Stripe Connector for the Apple App Store
Manage your revenue recognition in Stripe by importing data from the Apple App Store.
The Stripe Connector for the Apple App Store lets you automatically import subscription purchases from the Apple App Store into Stripe Revenue Recognition.
The benefits of using Revenue Recognition for the Apple App Store are:
- Near real-time availability: Set up daily, automated imports from the Apple App Store. This minimizes manual work and reduces corrections at month-end.
- Increased accuracy: Improve recognition accuracy by considering time zone differences.
- Improved refund treatment: Associate refunds with original purchases, and generate more accurate refund journal entries that adjust deferred revenue instead of treating refunds as negative line items.
- Audit by subscribers: Break down numbers on a per subscriber basis for easier audits.
Get started
To import data from the Apple App Store, set up the Stripe Connector for the Apple App Store. It can take up to 36 hours for your reports to reflect imported data.
Backfill historical data
When you onboard, the connector backfills up to 1 year of historical data.
Handle Apple transactions previously imported through manual data import
If you previously imported data from the Apple App Store using the Revenue Recognition data import feature, you want to avoid double-counting Apple revenue upon switching to the automated connector.
To migrate from manual data imports to the connector, delete all Apple transactions from the past year that you manually uploaded using data import CSVs. The connector replaces these transactions with the entries it generates during import.
Note
Because the connector only backfills up to 1 year of historical data, we recommend keeping your data import CSV uploads for Apple transactions that occurred more than 1 year ago.
Examples
Subscription purchase
A subscriber purchases 1 unit of a News Plan Monthly subscription on December 3. The subscription is valid for 1 month, which means the service period is December 3 to January 3. The customer pays 32 USD, but the developer receives 31 USD.
The developer proceeds count toward revenue rather than customer price, because the customer price also includes taxes and Apple commissions. Revenue is billed and paid in full on December 3. Stripe recognizes most of the revenue in December, and a smaller portion in January.

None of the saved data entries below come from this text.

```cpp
struct BatchCall {
    const qlzx_blocks &b;
    const uint32_t *dst_cap;
    uint32_t *dsize;
    int32_t *status;
    const uint32_t *crc_state, *crc_expect;
    uint32_t *crc_out;
    uint32_t max_dsize;
    uint8_t *ws;
    BatchLayout L;
    bool sort;

    BlkInfo *info(uint32_t region) const { return (BlkInfo *)(ws + region * L.one); }
    GroupRec *recs(uint32_t region) const { return (GroupRec *)(ws + region * L.one + L.o_rec); }
    uint32_t *order(uint32_t first) const { return sort ? (uint32_t *)(ws + L.o_list) + first : nullptr; }
};
inline int batch_k1(const BatchCall &c, hipStream_t st, uint32_t first, uint32_t cnt, uint32_t region) {
    if (const int ef = batch_fault(3)) return ef;
    return launch_k1_parse6((cnt + kParseWG - 1) / kParseWG, st, c.b, c.dst_cap, c.dsize, c.status, first, cnt,
                            c.info(region), c.recs(region), c.L.gmax, c.order(first), c.max_dsize,
                            c.max_dsize > 16384 ? (uint32_t)QLZX_K1_KMAX_MIX : (uint32_t)QLZX_K1_KMAX_UNI);
}
inline int batch_k2(const BatchCall &c, hipStream_t st, uint32_t first, uint32_t cnt, uint32_t region) {
    if (const int ef = batch_fault(4)) return ef;
    if (!(c.crc_state || c.crc_expect || c.crc_out))
        return launch_k2_nocrc(cnt, st, c.b, c.dsize, c.status, first, cnt, c.info(region), c.recs(region), c.L.gmax,
                               c.order(first));
    hipLaunchKernelGGL(k_dec_chunk4<true>, dim3(cnt), dim3(64), 0, st, c.b, c.dsize, c.status, first, cnt,
                       (const BlkInfo *)c.info(region), (const GroupRec *)c.recs(region), c.L.gmax,
                       (const uint32_t *)c.order(first), c.crc_state, c.crc_expect, c.crc_out);
    return 0;
}

inline int launch_decode_wave(const qlzx_blocks &b, const uint32_t *dst_cap, uint32_t *dsize,
                              int32_t *status, const uint32_t *crc_state, const uint32_t *crc_expect,
                              uint32_t *crc_out, uint32_t max_dsize, void *ws, size_t ws_bytes,
                              hipStream_t s) {
    const BatchLayout L = batch_layout(b.n, max_dsize);
    const BatchCall c{b, dst_cap, dsize, status, crc_state, crc_expect, crc_out, max_dsize, (uint8_t *)ws, L,
                      L.chunk > 64};
    const bool overlap = L.nchunks > 1 && ws_bytes >= 2 * L.one;
    Side *sd = nullptr;
    if (overlap)
        if (const int e = batch_side(s, sd)) return e;
    const bool split_k1 = overlap && max_dsize > 16384 && L.nchunks == 2;
    const bool early = overlap && L.regions == 3 && ws_bytes >= 3 * L.one;
    const uint32_t c_early = L.nchunks - (early ? 1 : 0);
    if (overlap) (void)hipEventRecord(sd->k2[1], s), (void)hipStreamWaitEvent(sd->st, sd->k2[1], 0);
    if (split_k1 || early) (void)hipStreamWaitEvent(sd->st2, sd->k2[1], 0);
    if (c.sort) {
        hipStream_t s1 = overlap ? sd->st : s;
        uint32_t *aux = (uint32_t *)(c.ws + L.o_aux);
        (void)hipMemsetAsync(aux, 0, kOrderAux * sizeof(uint32_t), s1);
        const dim3 g((b.n + kOrderPerWG - 1) / kOrderPerWG);
        hipLaunchKernelGGL(k_order_count, g, dim3(kOrderWG), 0, s1, b.src_len, b.n, aux);
        hipLaunchKernelGGL(k_order_scatter, g, dim3(kOrderWG), 0, s1, b.src_len, b.n, aux, c.order(0));
        if (split_k1 || early) (void)hipEventRecord(sd->order, sd->st), (void)hipStreamWaitEvent(sd->st2, sd->order, 0);
    }
    if (early) {
        const uint32_t fe = c_early * L.chunk;
        if (const int e1 = batch_k1(c, sd->st2, fe, b.n - fe, 2)) return e1;
        (void)hipEventRecord(sd->last, sd->st2);
    }
    uint32_t ci = 0;
    for (uint32_t first = 0, cnt = 0; first < b.n; first += cnt, ci++) {
        cnt = b.n - first < L.chunk ? b.n - first : L.chunk;
        const bool last_early = ci >= c_early;
        const uint32_t region = last_early ? 2 : overlap ? ci & 1 : 0;
        if (last_early) {
            (void)hipStreamWaitEvent(s, sd->last, 0);
        } else {
            hipStream_t s1 = overlap ? (split_k1 && (ci & 1) ? sd->st2 : sd->st) : s;
            if (overlap && ci >= 2) (void)hipStreamWaitEvent(s1, sd->k2[ci & 1], 0);
            if (const int e1 = batch_k1(c, s1, first, cnt, region)) return e1;
            if (overlap) (void)hipEventRecord(sd->k1[ci & 1], s1), (void)hipStreamWaitEvent(s, sd->k1[ci & 1], 0);
        }
        if (const int e2 = batch_k2(c, s, first, cnt, region)) return e2;
        if (overlap) (void)hipEventRecord(sd->k2[ci & 1], s);
        hipError_t e = hipGetLastError();
        if (e != hipSuccess) return (int)e;
    }
    return 0;
}

}
```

At the end of January, the summary might look like this:
Account | December | January |
---|---|---|
External Asset | +31 | |
Revenue | +28 | +3 |
Deferred Revenue | +3 | -3 |
Subscription refund
A subscriber purchases a 3-month subscription on January 2. The service period is January 2 to April 2. The customer pays 91 USD, but the developer receives 90 USD. On February 1, the customer receives a full refund.
During a full refund:
- The customer receives their money back.
- Recognized revenue is offset by the refunds in a contra revenue account.
- The unused portion of the subscription revenue is cleared from the deferred revenue.
The refund reduces the external assets balance by 90 USD. The customer received 30 days of service, so you add 30 USD to the external refunds balance. The remainder of the deferred revenue–60 USD in this example–is also cleared.
At the end of April, the summary might look like this:
Account | December | January |
---|---|---|
Revenue | +30 | |
Deferred Revenue | +60 | -60 |
External Asset | +90 | -90 |
External Refunds | +30 |
Free trial
Stripe doesn’t generate journal entries for free trials.
Limitations
The most detailed level of reporting that Stripe can provide is audit by subscriber. We can’t provide an audit by invoice view because the financial reports from the Apple App Store don’t include invoice IDs.
Stripe also can’t book tax liability and Apple commissions because Apple doesn’t provide this data.
Audit numbers
To view account balances for an Apple subscriber:
- Click a number in the Monthly summary section to view a list of customers. Apple subscribers have names that consist solely of numbers.
- Click any Apple subscriber to enter the audit view.